YoungXIAO13 / FewShotDetection

(ECCV 2020) PyTorch implementation of paper "Few-Shot Object Detection and Viewpoint Estimation for Objects in the Wild"
http://imagine.enpc.fr/~xiaoy/FSDetView/
MIT License
210 stars 33 forks source link

Cannot replicate the result after pretraining on COCO #19

Open Skaldak opened 3 years ago

Skaldak commented 3 years ago

Thanks for your outstanding work and remarkable results! However, after several attempts on different random seeds, we cannot replicate the result (10 shot mAP 12.5 and 30 shot mAP 14.7) after pretraining on COCO by ourselves. To our surprise, the result seems just fine when we use your pretrained model on COCO. Also, we find that you only use 20000+ base only images in pretraining phase, rather than images with base and novel ground truths. Is this for not recognizing novel classes as background in RPN? Could you maybe explain this?

YoungXIAO13 commented 3 years ago

Hi @Skaldak

Thanks for asking! I'm actually curious about the performance gap obtained by your retraining.

And could you please check this line is continue or break in your case? In the first commit, we set it to break in order to filter out all images containing novel classes, which results in the 20K+ images used for the base-class pre-training. Then, we realize that a better performance can be achieved simply by using all images containing base class while treating novel class as background (see Issue#5 in TFA). Therefore, we change it to continue.

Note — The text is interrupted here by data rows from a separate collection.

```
#if !defined(LC3_BIG) && !defined(LC3_ENC_VBW)
struct __attribute__((aligned(16))) ScfLds {
    float en[64 * 64];
    int   be[68];
    int   pc[LC3D_PLAN_HEAD_WORDS];
};
#ifndef SCF_WAVES
#define SCF_WAVES 3
#endif
extern "C" __global__ void __launch_bounds__(WAVE) __attribute__((amdgpu_waves_per_eu(SCF_WAVES, SCF_WAVES)))
lc3_enc_scf_lane_kernel(const lc3d_plan* __restrict__ P, int RT, int r0, int nt, int ncs, const float* __restrict__ rows , int srow, float* __restrict__ frec,
                        int with_vq )
{
    __shared__ ScfLds L;
    const int lane = threadIdx.x;
    if (lane < LC3D_PLAN_HEAD_WORDS) L.pc[lane] = ((const int*)P)[lane];
    LSYNC();
    const int nb0 = PI(nbands), ylen = PI(ylen);
    for (int i = lane; i < 68; i += WAVE) L.be[i] = i <= nb0 ? (int)lc3t_band_pool[PI(band_off) + i] : 0x7fffffff;
    LSYNC();
    const long long cf = (long long)blockIdx.x * WAVE + lane;
    const bool valid = cf < (long long)ncs * nt;
    const int cs = valid ? (int)(cf / nt) : 0, t = valid ? r0 + (int)(cf % nt) : r0;
    const float* xr = LC3D_ROW_BASE(rows, cs, t, RT, srow);
#define XP(k_) (&xr[LC3D_ROW_OFF((k_), RT)])
    float* rec = frec + ((size_t)cs * RT + t) * FR_WORDS;
    {
        int b = 0, edge = uni(L.be[1]), lo = uni(L.be[0]);
        float sum = 0;
        float4 xn[4];
#pragma unroll
        for (int j = 0; j < 4; j++) xn[j] = *(const float4*)XP(4 * j);
        for (int k0 = 0; k0 < ylen; k0 += 16) {
            float xs[16];
#pragma unroll
            for (int j = 0; j < 4; j++) { xs[4 * j] = xn[j].x; xs[4 * j + 1] = xn[j].y; xs[4 * j + 2] = xn[j].z; xs[4 * j + 3] = xn[j].w; }
            if (k0 + 16 < ylen) {
#pragma unroll
                for (int j = 0; j < 4; j++) xn[j] = *(const float4*)XP(k0 + 16 + 4 * j);
            }
#pragma unroll
            for (int j = 0; j < 16; j++) {
                const int k = k0 + j;
                while (k == edge) {
                    L.en[b * 64 + lane] = sum / (float)(edge - lo);
                    sum = 0; b++; lo = edge; edge = uni(L.be[b + 1]);
                }
                if (k < ylen) sum += xs[j] * xs[j];
            }
        }
        while (b < nb0) { L.en[b * 64 + lane] = sum / (float)(edge - lo); sum = 0; b++; lo = edge; edge = uni(L.be[b + 1]); }
    }
    int bw = PI(fs_idx);
    if (PI(fs_idx) > 0 && PI(hrmode) == 0) {
        const int f = PI(fs_idx);
        const uint8_t* st = &lc3t_bw_start[(PI(bw_cls) * 4 + f - 1) * 4]; const uint8_t* sp = &lc3t_bw_stop[(PI(bw_cls) * 4 + f - 1) * 4];
        int counter = f;
        float sum = 0;
        for (int i = st[counter - 1]; i <= sp[counter - 1]; i++) sum += L.en[i * 64 + lane];
        float mean = sum / (float)(sp[counter - 1] - st[counter - 1] + 1);
        while (mean < (float)lc3t_bw_quiet_thr[counter - 1]) {
            counter--;
            if (counter == 0) break;
            sum = 0;
            for (int i = st[counter - 1]; i <= sp[counter - 1]; i++) sum += L.en[i * 64 + lane];
            mean = sum / (float)(sp[counter - 1] - st[counter - 1] + 1);
        }
        bw = counter;
        if (bw < f) {
            const float thr = (float)lc3t_bw_brick_thr[counter];
            const int stop = st[counter], dist = lc3t_bw_brick_dist[counter];
            int brick = 0;
            for (int i = stop; i >= stop - dist; i--) {
                const float ediff = (float)(10.0 * (double)m_log10f(L.en[(i - dist + 1) * 64 + lane] + 1.1920928955078125e-07f) -
                                            10.0 * (double)m_log10f(L.en[(i + 1) * 64 + lane] + 1.1920928955078125e-07f));
                if (ediff > thr) { brick = 1; break; }
            }
            if (!brick) bw = f;
        }
    }
    const int d = 64 - nb0;
// ... 72 lines not shown
```

audio_codec_amd/csrc/lc3_launch.h:

```cpp
#ifndef LC3_LAUNCH_H
#define LC3_LAUNCH_H
#include "lc3_plan.h"

#define WAVE 64
#define IMDCT_FPW 8
#ifndef FRONT_FPW
#define FRONT_FPW 4
#endif
#ifndef FM_F240
#define FM_F240 4
#endif
#ifndef PRE_FPW
#define PRE_FPW 8
#endif
#define PRE96_ITERS 4
#ifndef SHAPE_FPW
#define SHAPE_FPW 4
#endif
#define RATE_WG 4
#define PK_XBUF 16
#define PKS_THREADS 256
#define PKS_ITEMS 8
#define PKS_TILE (PKS_THREADS * PKS_ITEMS)
struct PkSrc { const uint16_t* fsz; const int4* pend; const lc3d_chan* chans; int channels, order, S, T; };
struct __attribute__((aligned(16))) ParseLds {
    unsigned short cum[64 * 32 + 8];
    unsigned short tcum[18 + 144];
    unsigned char lut[4096];
    unsigned mpvq[176];
    int pc[LC3D_PLAN_HEAD_WORDS];
};
#endif
```
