static int choose_split(const Ctx& c, int M, int N, int K) {
    if (!c.m.opts.splitk) return 1;
    if (c.m.opts.skinny_tm && c.m.opts.skinny_rows > 0 && M <= c.m.opts.skinny_rows && M <= 64 && c.m.opts.force_cfg < 0 &&
        (N & 15) == 0 && (K & 63) == 0) {
        if (K <= 1536) return 1;
        int S = 1;
        const int kmin = 1024;
        while (S < 16 && K % (S * 2) == 0 && K / (S * 2) >= kmin && (K / (S * 2)) % 64 == 0) S *= 2;
        return S;
    }
    if (c.m.opts.x6_gemm && (N & 127) == 0 && (K & 31) == 0) {
        const long long t128 = (long long)((M + 127) / 128) * (N / 128);
        if (t128 < c.m.opts.t_x6_128) {
            int S = 1;
            while (S < 8 && t128 * S < 2 * c.m.opts.t_x6_128 && K % (S * 2) == 0 && K / (S * 2) >= 512 && (K / (S * 2)) % 32 == 0)
                S *= 2;
            if (S > 1 && t128 * S >= c.m.opts.t_x6_128) return S;
        }
    }
    const long long tiles = (long long)((M + 31) / 32) * ((N + 63) / 64);
    int S = 1;
    while (S < 16 && tiles * (S * 2) <= 256 && K % (S * 2) == 0 && K / (S * 2) >= 256 && (K / (S * 2)) % 32 == 0) S *= 2;
    return S;
}
static GemmP splitk_params(const float* x, int ldx, int M, const float* W, int N, int K, int S, float* parts) {
    GemmP p{};
    p.X = x; p.strideX = K / S; p.ldx = ldx; p.Rx = M; p.Cin = K / S; p.W = W; p.strideW = K / S; p.ldw = K;
    p.C = parts; p.strideC = (long long)M * N; p.ldc = N; p.M = M; p.N = N; p.groups = S;
    return p;
}
static void linear_splitk(const Ctx& c, const float* x, int ldx, int M, const float* W, int N, int K, int S,
                          float* parts, bool a_planes = false) {
    GemmP p = splitk_params(x, ldx, M, W, N, K, S, parts);
    p.a_planes = a_planes ? 1 : 0;
    gemm(c, p);
}
static void ln_pending(const Ctx& c, float* x, int d, int M, const Pending& in, const float* g, const float* b,
                       float* h, bool h_planes = false) {
    if (in.S == 0) {
        LnP q{};
        q.x = x; q.ldx = d; q.gamma = g; q.beta = b; q.out = h; q.ldo = d; q.M = M; q.C = d; q.eps = 1e-5f; q.act = ACT_NONE;
        q.out_planes = h_planes ? 1 : 0; q.x3h_flag = c.m.opts.x3h_flag;
        MT2_HIP(launch_layernorm(q, c.s));
        return;
    }
    LnReduceP p{};
    p.parts = in.parts; p.pstride = in.pstride; p.S = in.S; p.bias = in.bias; p.R = x; p.ldr = d;
    p.gamma = g; p.beta = b; p.xout = x; p.ldx = d; p.hout = h; p.ldh = d; p.M = M; p.C = d; p.eps = 1e-5f;
    p.h_planes = h_planes ? 1 : 0; p.x3h_flag = c.m.opts.x3h_flag;
    MT2_HIP(launch_ln_reduce(p, c.s));
}
static void ln_pending_linear(const Ctx& c, float* x, int d, int M, const Pending& in, const float* g, const float* b, float* h,
                              const float* W, const float* bias, int N, float* y, int ldy, int epi_act = ACT_NONE,
                              bool c_planes = false) {
    const bool planes = M <= 4096 && linear_takes_planes(c, h, d, M, W, bias, N, d, y, ldy, epi_act);
    ln_pending(c, x, d, M, in, g, b, h, planes);
    linear(c, h, d, M, W, bias, N, d, y, ldy, nullptr, 0, nullptr, epi_act, planes, c_planes);
}
static GemmP residual_params(const Ctx& c, const float* a, int lda, int M, const float* W, const float* b, int N, int K,
                             float* x, float* stat, const float* res, int ldr) {
    GemmP p{};
    p.X = a; p.ldx = lda; p.Rx = M; p.Cin = K; p.W = W; p.bias = b; p.R = res ? res : x; p.ldr = res ? ldr : N; p.C = x; p.ldc = N;
    p.M = M; p.N = N;
    const bool small = M <= 64 && M <= c.m.opts.skinny_rows && c.m.opts.skinny_tm && c.m.opts.skinny_pairs;
    const bool want = stat != nullptr && c.m.opts.force_cfg < 0 &&
                      (small || (c.m.opts.ln_pairs > 0 && M > 64 && M <= c.m.opts.ln_pairs_maxm));
    if (want) p.stat_out = stat;
    return p;
}
static Pending linear_residual(const Ctx& c, const float* a, int lda, int M, const float* W, const float* b, int N, int K,
                               float* x, float* stat, const float* res = nullptr, int ldr = 0, bool a_planes = false) {
    GemmP p = residual_params(c, a, lda, M, W, b, N, K, x, stat, res, ldr);
    const bool want = p.stat_out != nullptr;
    p.a_planes = a_planes ? 1 : 0;
    gemm(c, p);
    Pending r{};
    if (want && c.m.opts.last_stat_nt > 0) { r.stat = stat; r.stat_nt = c.m.opts.last_stat_nt; r.stat_w = c.m.opts.last_stat_w; }
    return r;
}
static void ar_tail_splits(const Ctx& c, const EncW& e, int M, int& S1, int& S2) {
    const int d = e.d;
    const bool unsplit = c.m.opts.ln_pairs >= 2 && M > 64 && M <= c.m.opts.ln_pairs_maxm && c.m.opts.force_cfg < 0;
    S1 = choose_split(c, M, d, d);
    if (unsplit && d <= c.m.opts.ln_pairs_maxk) S1 = 1;
    S2 = choose_split(c, M, d, e.ff);
    if (unsplit && e.ff <= c.m.opts.ln_pairs_maxk) S2 = 1;
}
static bool ar_outproj_takes_planes(const Ctx& c, const EncW& e, const EncLayerW& w, float* x, int M, const float* att,
                                    const EncScratch& s) {
    const int d = e.d;
    if (!(c.m.opts.a_planes & 4) || M <= 64 || M > 4096 || (d & 31) || ((d / e.heads) & 31)) return false;
    int S1, S2;
    ar_tail_splits(c, e, M, S1, S2);
    const GemmP q = S1 > 1 ? splitk_params(att, d, M, w.wo, d, d, S1, s.parts)
                           : residual_params(c, att, d, M, w.wo, w.bo, d, d, x, s.stat, nullptr, 0);
    return gemm_takes_planes(planned(c, q), c.m.opts);
}
static Pending ar_layer_tail(const Ctx& c, const EncW& e, const EncLayerW& w, float* x, int M, const float* att,
                             const EncScratch& s, bool att_planes = false) {
    const int d = e.d;
    int S1, S2;
    ar_tail_splits(c, e, M, S1, S2);
    bool fpl = false;
    if ((c.m.opts.a_planes & 2) && M > 64 && M <= 4096) {
        GemmP q0{};
        q0.X = s.h; q0.ldx = d; q0.Rx = M; q0.Cin = d; q0.W = w.ff0w; q0.bias = w.ff0b; q0.C = s.f; q0.ldc = e.ff; q0.M = M; q0.N = e.ff;
        q0.epi_act = ACT_RELU;
        const GemmP q3 = S2 > 1 ? splitk_params(s.f, e.ff, M, w.ff1w, d, e.ff, S2, s.parts)
                                : residual_params(c, s.f, e.ff, M, w.ff1w, w.ff1b, d, e.ff, x, s.stat, nullptr, 0);
        fpl = gemm_writes_planes(planned(c, q0), c.m.opts) && gemm_takes_planes(planned(c, q3), c.m.opts);
    }
    if (S1 > 1) {
        linear_splitk(c, att, d, M, w.wo, d, d, S1, s.parts, att_planes);
        Pending p1{s.parts, (long long)M * d, S1, w.bo};
        ln_pending_linear(c, x, d, M, p1, w.ln2g, w.ln2b, s.h, w.ff0w, w.ff0b, e.ff, s.f, e.ff, ACT_RELU, fpl);
    } else {
        const Pending p1 = linear_residual(c, att, d, M, w.wo, w.bo, d, d, x, s.stat, nullptr, 0, att_planes);
        ln_linear(c, x, d, M, 1, 0, M, ln2_ff0(w, d), e.ff, d, s.f, e.ff, s.h, ACT_RELU, &p1, fpl);
    }
    if (S2 > 1) {
        linear_splitk(c, s.f, e.ff, M, w.ff1w, d, e.ff, S2, s.parts, fpl);
        return Pending{s.parts, (long long)M * d, S2, w.ff1b};
    }
    return linear_residual(c, s.f, e.ff, M, w.ff1w, w.ff1b, d, e.ff, x, s.stat, nullptr, 0, fpl);
}

static Pending encoder_layer_ar(const Ctx& c, const EncW& e, const EncLayerW& w, float* x, int M, const AttnGeom& g,
                                const EncScratch& s, const Pending& in) {
    MT2_REQUIRE(!e.conv_ff, "AR step layers use the Linear feed-forward");
    const int d = e.d;
    if (in.S) {
        ln_pending_linear(c, x, d, M, in, w.ln1g, w.ln1b, s.h, w.wqkv, w.bqkv, 3 * d, s.qkv, 3 * d);
    } else {
        ln_linear(c, x, d, M, 1, 0, M, ln1_qkv(w, d), 3 * d, d, s.qkv, 3 * d, s.h, ACT_NONE, &in);
    }
    const bool opl = !g.start && ar_outproj_takes_planes(c, e, w, x, M, s.att, s);
    attention_self(c, e, g, s.qkv, s.att, opl);
    return ar_layer_tail(c, e, w, x, M, s.att, s, opl);
}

Also, have you compiled all the lib files correctly in the suggested environments and completed the whole training of 20 epochs?

Skaldak commented 3 years ago

Thanks for your explanation. We trained everything using your hyper-parameters, 20 epochs included. We have transplanted the code to PyTorch 1.0 though, for compatible issues, still using all lib files compiled with PyTorch 0.4. Everything worked just fine and the fine-tuning upon your pretrained model also produced positive results (10 shot mAP 12.9 and 30 shot mAP 13.5 on COCO). The line you referred to is break in our testing version, yielding a 10 shot mAP ~7.3. We tried continue as well with mAP ~10.8. I'm curious about your results in each setting. Thanks again for your quick reply!

YoungXIAO13 commented 3 years ago

The results in paper are obtained with break, using continue could usually brings us ~2 points boost on COCO.

Training directly with PyTorch 1.0 with lib files complied with PyTorch 0.4 could potentially brings some unpredictable issues in my opinion, I'm not sure you could get the same results even though you can train with compiled files (see some discussion here)

Another thing to check is that the backbone weight initialization, in my case, I simply initialized it with the ImageNet pretrained ResNet-101 even though the actual backbone is ResNet-50 for COCO.

For reproducible concerns, we've recently retrained the base-class training using ResNet-101 as backbone with batch_size=2 and epochs=9, and a further performance boost ~2 points can be achieved for both 10 shots and 30 shots. The pre-trained weights would also be released soon.

john2020-210 commented 3 years ago

Does anyone replicate the result on pascal voc with pytorch>=1.0? I only get the map=10.8

xiexijun commented 2 years ago

Thanks for your explanation. We trained everything using your hyper-parameters, 20 epochs included. We have transplanted the code to PyTorch 1.0 though, for compatible issues, still using all lib files compiled with PyTorch 0.4. Everything worked just fine and the fine-tuning upon your pretrained model also produced positive results (10 shot mAP 12.9 and 30 shot mAP 13.5 on COCO). The line you referred to is break in our testing version, yielding a 10 shot mAP ~7.3. We tried continue as well with mAP ~10.8. I'm curious about your results in each setting. Thanks again for your quick reply!

May I use your code for reference? My device doesn't support CUDA 8.0. The result I obtained by using the author's code for reproduction is very poor, the accuracy of 10 shot is only 21.35%.